Sunday, December 1, 2013

How and Why I Did It - Post-processing a Great Blue Heron picture

Today's blog is another blog on how and why I did it. First, I always shoot in raw and raw files need post-processing. Second, photography is a art and the final picture is how I visualize it in my mind's eye. Also, I hope these tips are useful for you and I hope you let me know your thoughts.

In my last blog about the Mandarin Duck, there also was a picture of a Great Blue Heron. As I looked further at that picture, it did not please me. So I did some further post-processing on it to hopefully make the picture better. At least so to me.

Location scenario: this picture was taken across Leverett Pond, part of the Emerald Necklace in Boston, at an island where this Great Blue Heron landed. Equipment was a Nikon D 7100, I Nikon 500 mm f/4 with a 1.4 converter, on a Gitzo tripod with a Mongoose Gimbal Head. Settings were 1/200 seconds at f/5/.6, ISO 400.

Here is the original photograph prior to post-processing.

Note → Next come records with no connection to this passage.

template <typename T> struct Vec16;
template <> struct Vec16<float> { static constexpr int N = 4; };
template <> struct Vec16<bf16_t> { static constexpr int N = 8; };
__device__ __forceinline__ void store_vec(float* p, const float* y) { *reinterpret_cast<float4*>(p) = make_float4(y[0], y[1], y[2], y[3]); }
__device__ __forceinline__ void store_vec(bf16_t* p, const float* y) {
    bf16x8 q;
#pragma unroll
    for (int e = 0; e < 8; ++e) q[e] = (bf16_t)y[e];
    *reinterpret_cast<bf16x8*>(p) = q;
}
__device__ __forceinline__ void load_vec(const float* p, float* x) {
    const float4 q = *reinterpret_cast<const float4*>(p);
    x[0] = q.x; x[1] = q.y; x[2] = q.z; x[3] = q.w;
}
__device__ __forceinline__ void load_vec(const bf16_t* p, float* x) {
// ... 2109 lines not shown
template <int C_, int OCC>
__global__ void __launch_bounds__(kThreads, OCC)
ds_split_stream_kernel(const bf16_t* __restrict__ X, bf16_t* __restrict__ Y, const bf16_t* __restrict__ Wf,
                       const float* __restrict__ scale, const float* __restrict__ shift, int64_t npix, int Tp, int Fp) {
    typedef DsSplitCfg<C_> D;
    const int tid = threadIdx.x, lane = tid & 63, wave = tid >> 6;
    const int l15 = lane & 15, lq = lane >> 4;
    bf16_t* stg = reinterpret_cast<bf16_t*>(alsep_smem);
    bf16x8 wf[D::MTW][D::KS];
#pragma unroll
    for (int j = 0; j < D::MTW; ++j) {
        const int mt = wave + 4 * j;
#pragma unroll
        for (int ks = 0; ks < D::KS; ++ks)
            wf[j][ks] = mt < D::MT ? *reinterpret_cast<const bf16x8*>(Wf + ((size_t)(mt * D::KS + ks) * 64 + lane) * 8) : bf16x8{};
    }
    const int64_t ntile = npix / 64;
    for (int64_t tile = blockIdx.x; tile < ntile; tile += gridDim.x) {
        const int64_t p0 = tile * 64;
        const int64_t fp0 = p0 % Fp, tp = (p0 / Fp) % Tp, bb = p0 / ((int64_t)Fp * Tp);
        const bf16_t* xrow = X + ((bb * 2 * Tp + 2 * tp) * (2 * (int64_t)Fp) + 2 * fp0) * D::C;
        f32x4 acc[D::MTW][4];
#pragma unroll
        for (int j = 0; j < D::MTW; ++j)
#pragma unroll
            for (int ni = 0; ni < 4; ++ni) acc[j][ni] = f32x4{0.f, 0.f, 0.f, 0.f};
#pragma unroll
        for (int ks = 0; ks < D::KS; ++ks) {
            const int k = ks * 32 + lq * 8;
            const int dy = k / (2 * D::C), rem = k % (2 * D::C);
            bf16x8 xf[4];
#pragma unroll
            for (int ni = 0; ni < 4; ++ni)
                xf[ni] = *reinterpret_cast<const bf16x8*>(xrow + (int64_t)dy * (2 * (int64_t)Fp * D::C) + (int64_t)(ni * 16 + l15) * (2 * D::C) + rem);
#pragma unroll
            for (int j = 0; j < D::MTW; ++j)
                if (wave + 4 * j < D::MT) {
#pragma unroll
                    for (int ni = 0; ni < 4; ++ni) mma_step(acc[j][ni], wf[j][ks], xf[ni]);
                }
        }
#pragma unroll
        for (int j = 0; j < D::MTW; ++j) {
            const int mt = wave + 4 * j;
            if (mt < D::MT) {
                const f32x4 scv = *reinterpret_cast<const f32x4*>(scale + mt * 16 + 4 * lq);
                const f32x4 shv = *reinterpret_cast<const f32x4*>(shift + mt * 16 + 4 * lq);
#pragma unroll
                for (int ni = 0; ni < 4; ++ni) {
                    float y[4];
#pragma unroll
                    for (int r = 0; r < 4; ++r) y[r] = fmaxf(fmaf(acc[j][ni][r], scv[r], shv[r]), 0.f);
                    store4(stg + (ni * 16 + l15) * D::MS + mt * 16 + 4 * lq, y);
                }
            }
        }
        __syncthreads();
        bf16_t* yrow = Y + p0 * D::M;
        for (int it = tid; it < 64 * D::M / 8; it += kThreads)
            *reinterpret_cast<vec16*>(yrow + (size_t)it * 8) = lds_read16_align8(stg + (it / (D::M / 8)) * D::MS + (it % (D::M / 8)) * 8);
        __syncthreads();
    }
}
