+          if (ok[j]) s += fabsf(lp - logf(lt[j] + l1_eps));
+        }
+      }
+    }
+  }
+#pragma unroll
+  for (int off = 32; off > 0; off >>= 1) s += __shfl_down(s, off);
+  if ((threadIdx.x & 63) == 0) red[threadIdx.x >> 6] = s;
+  __syncthreads();
+  if (threadIdx.x == 0) {
+    const double part = (double)red[0] + (double)red[1] + (double)red[2] + (double)red[3];
+    __hip_atomic_store(&scratch[2 + blockIdx.x], part, __ATOMIC_RELAXED, __HIP_MEMORY_SCOPE_AGENT);
+    asm volatile("s_waitcnt vmcnt(0)" ::: "memory");
+    s_last = atomicAdd(reinterpret_cast<unsigned long long*>(scratch), 1ull) == (unsigned long long)gridDim.x - 1;
+  }
+  __syncthreads();
+  if (!s_last) return;
+  __builtin_amdgcn_fence(__ATOMIC_ACQUIRE, "agent");
+  double acc = 0.0, cnt = 0.0;
+  for (int i = threadIdx.x; i < (int)gridDim.x; i += 256) acc += __hip_atomic_load(&scratch[2 + i], __ATOMIC_RELAXED, __HIP_MEMORY_SCOPE_AGENT);
+  for (int b = threadIdx.x; b < M / F; b += 256) {
+    const int wl = (int)min(max(lengths[b], (int64_t)0), (int64_t)0x7fffffff);
+    cnt += (double)min(F, len_div > 0 ? wl / len_div + 1 : wl) * (double)N;
+  }
+#pragma unroll
+  for (int off = 32; off > 0; off >>= 1) {
+    acc += __shfl_down(acc, off);
+    cnt += __shfl_down(cnt, off);
+  }
+  if ((threadIdx.x & 63) == 0) { dred[0][threadIdx.x >> 6] = acc; dred[1][threadIdx.x >> 6] = cnt; }
+  __syncthreads();
+  if (threadIdx.x == 0) {
+    const double sum = (dred[0][0] + dred[0][1]) + (dred[0][2] + dred[0][3]);
+    const double n = (dred[1][0] + dred[1][1]) + (dred[1][2] + dred[1][3]);
+    out[0] = sum;
+    out[1] = n;
+    *loss = (float)(sum / n);
+    __hip_atomic_store(reinterpret_cast<unsigned long long*>(scratch), 0ull, __ATOMIC_RELAXED, __HIP_MEMORY_SCOPE_AGENT);
   }
 }
 
@@ -326,6 +412,36 @@
   SE_REQUIRE(p && n > 0 && (predicted || log_predicted), "se_spec_epilogue_f32: bad argument");
   const int grid = (int)std::min<size_t>((n + 255) / 256, 8192);
   hipLaunchKernelGGL(se::spec_epilogue_kernel, dim3(grid), dim3(256), 0, se::as_stream(stream), p, n, log_target, act, eps, predicted, log_predicted);
+  SE_LAUNCH_CHECK();
+  return SE_OK;
+}
+
+namespace se {
+constexpr int kTailMaxWgs = 8192;
+static int tail_wgs(int M) {
+  static int env = -1;
+  if (env < 0) {
+    const char* e = getenv("SE_AMD_TAIL_WGS");
+    env = e ? std::max(1, std::min(atoi(e), kTailMaxWgs)) : 0;
+  }
+  return std::min(M, env ? env : 1024);
+}
+}
+
+extern "C" size_t se_spec_tail_l1_scratch_doubles(void) { return 2 + (size_t)se::kTailMaxWgs; }
+
+extern "C" int se_spec_tail_l1_f32(const float* p, int M, int N, int ld, int F, int log_target, int act, float eps, float* predicted,
+                                   float* log_predicted, const float* linear_tar, const int64_t* lengths, int len_div, float l1_eps,
+                                   double* scratch, double* sums_out, float* loss_out, void* clear, size_t clear_bytes, void* stream) {
+  SE_REQUIRE(p && predicted && log_predicted && linear_tar && lengths && scratch && sums_out && loss_out, "se_spec_tail_l1_f32: null argument");
+  SE_REQUIRE(M > 0 && N > 0 && ld >= N && F > 0 && M % F == 0 && len_div >= 0, "se_spec_tail_l1_f32: bad shape M=%d N=%d ld=%d F=%d", M, N, ld, F);
+  SE_REQUIRE(act == SE_ACT_IDENTITY || act == SE_ACT_RELU || act == SE_ACT_SIGMOID, "se_spec_tail_l1_f32: activation must be Identity, ReLU or Sigmoid");
+  SE_REQUIRE((clear == nullptr) == (clear_bytes == 0) && (reinterpret_cast<uintptr_t>(clear) & 3) == 0 && (clear_bytes & 3) == 0 &&
+                 clear_bytes <= ((size_t)1 << 20),
+             "se_spec_tail_l1_f32: `clear` must be 4-byte aligned words, at most 1 MiB");
+  hipLaunchKernelGGL(se::spec_tail_l1_kernel, dim3(se::tail_wgs(M)), dim3(256), 0, se::as_stream(stream), p, M, N, ld, F, log_target ? 1 : 0, act, eps,
+                     predicted, log_predicted, linear_tar, lengths, len_div, l1_eps, scratch, sums_out, loss_out, reinterpret_cast<uint32_t*>(clear),
+                     (int)(clear_bytes / 4));
   SE_LAUNCH_CHECK();
   return SE_OK;
 }
@@ -635,9 +751,23 @@
   return se_spechead_fwd2_bf16(enc, hidden, B, T, log_target, act, eps, predicted, log_predicted, raw, workspace, workspace_bytes, 0, stream);
 }
 
-extern "C" int se_spechead_fwd2_bf16(const se_encoder* enc, const float* hidden, int B, int T, int log_target, int act, float eps,
-                                     float* predicted, float* log_predicted, float* raw,
-                                     void* workspace, size_t workspace_bytes, int x_bf_valid, void* stream) {
+namespace se {
+struct SpecTailL1 {
+  const float* linear_tar;
+  const int64_t* lengths;
+  int len_div;
+  float l1_eps;
+  double* scratch;
+  double* sums_out;
+  float* loss_out;
+  void* clear;
+  size_t clear_bytes;
+};
+}
+
+static int spechead_fwd(const se_encoder* enc, const float* hidden, int B, int T, int log_target, int act, float eps,
+                        float* predicted, float* log_predicted, float* raw,
+                        void* workspace, size_t workspace_bytes, int x_bf_valid, const se::SpecTailL1* tail, void* stream) {
   SE_REQUIRE(enc && hidden && workspace && (predicted || log_predicted || raw), "se_spechead_fwd_bf16: null argument");
   SE_REQUIRE(enc->cfg.spec_out > 0, "se_spechead_fwd_bf16: encoder was created without a spec head");
   SE_REQUIRE(B > 0 && T > 0, "se_spechead_fwd_bf16: bad shape");
@@ -670,6 +800,9 @@
   const int ldp = raw ? N : (N + 7) & ~7;
   SE_REQUIRE(ldp <= H, "se_spechead_fwd_bf16: spec_out %d exceeds the hidden size %d", N, H);
   if ((rc = se_gemm_bf16(w.ctx, H, enc->sh_out_w, H, enc->sh_out_b, nullptr, M, Np, H, SE_ACT_IDENTITY, nullptr, p, ldp, stream))) return rc;
+  if (tail)
+    return se_spec_tail_l1_f32(p, M, N, ldp, T, log_target, act, eps, predicted, log_predicted, tail->linear_tar, tail->lengths, tail->len_div,
+                               tail->l1_eps, tail->scratch, tail->sums_out, tail->loss_out, tail->clear, tail->clear_bytes, stream);
   if (predicted || log_predicted) {
     hipLaunchKernelGGL(se::spec_epilogue_rows_kernel, dim3(std::min(M, 8192)), dim3(256), 0, st, p, M, N, ldp, log_target, act, eps, predicted,
                        log_predicted);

Here is the first iteration of post-processing prior to taking the picture into Topaz Clarity and returning the photo to which I posted in the previous blog.


Original Cropped

Initial Settings
 After doing my initial settings, opening Topaz Clarity and adjusting the picture I return the picture to Lightroom and did a few further adjustments by utilizing the highlights, shadows and blacks sliders plus adding a slight vignetting to the picture. This is the picture that I posted yesterday.

 Now 24 hours later, I re-looked at the photo and felt that something was missing. I I just read a blog by my friend Denise Ippolito http://deniseippolito.com/blog/2013/11/28/the-shadow-nos/ on how to adjust the blue in the shadows. here is her how to do it

“I took my image into Photoshop and duplicated the layer (Ctrl or Cmd J) I went to IMAGE> ADJUSTMENTS> HUE & SATURATION, when the dialogue box opened I selected the Blue channel from the drop down then I went to 100% saturation in the blue- this will give me a good idea if there is a lot of blue in the shadows. If there is a lot of blue in the shadows simply slide the saturation slider all the way to 20%- this will take away the blue in the shadow but it will also take blues away from other areas within your image. To fix that just add an inverse layer mask by hitting the 'alt' or ' option· key at the same time you click on the layer mask icon. Next, simply paint the shadow area with a soft brush set to white at between 80-100% opacity.”After I followed her technique and brought the image back into Lightroom from Photoshop, I still felt that the picture was missing something and decided to utilize the radio filter in Lightroom to fix the background.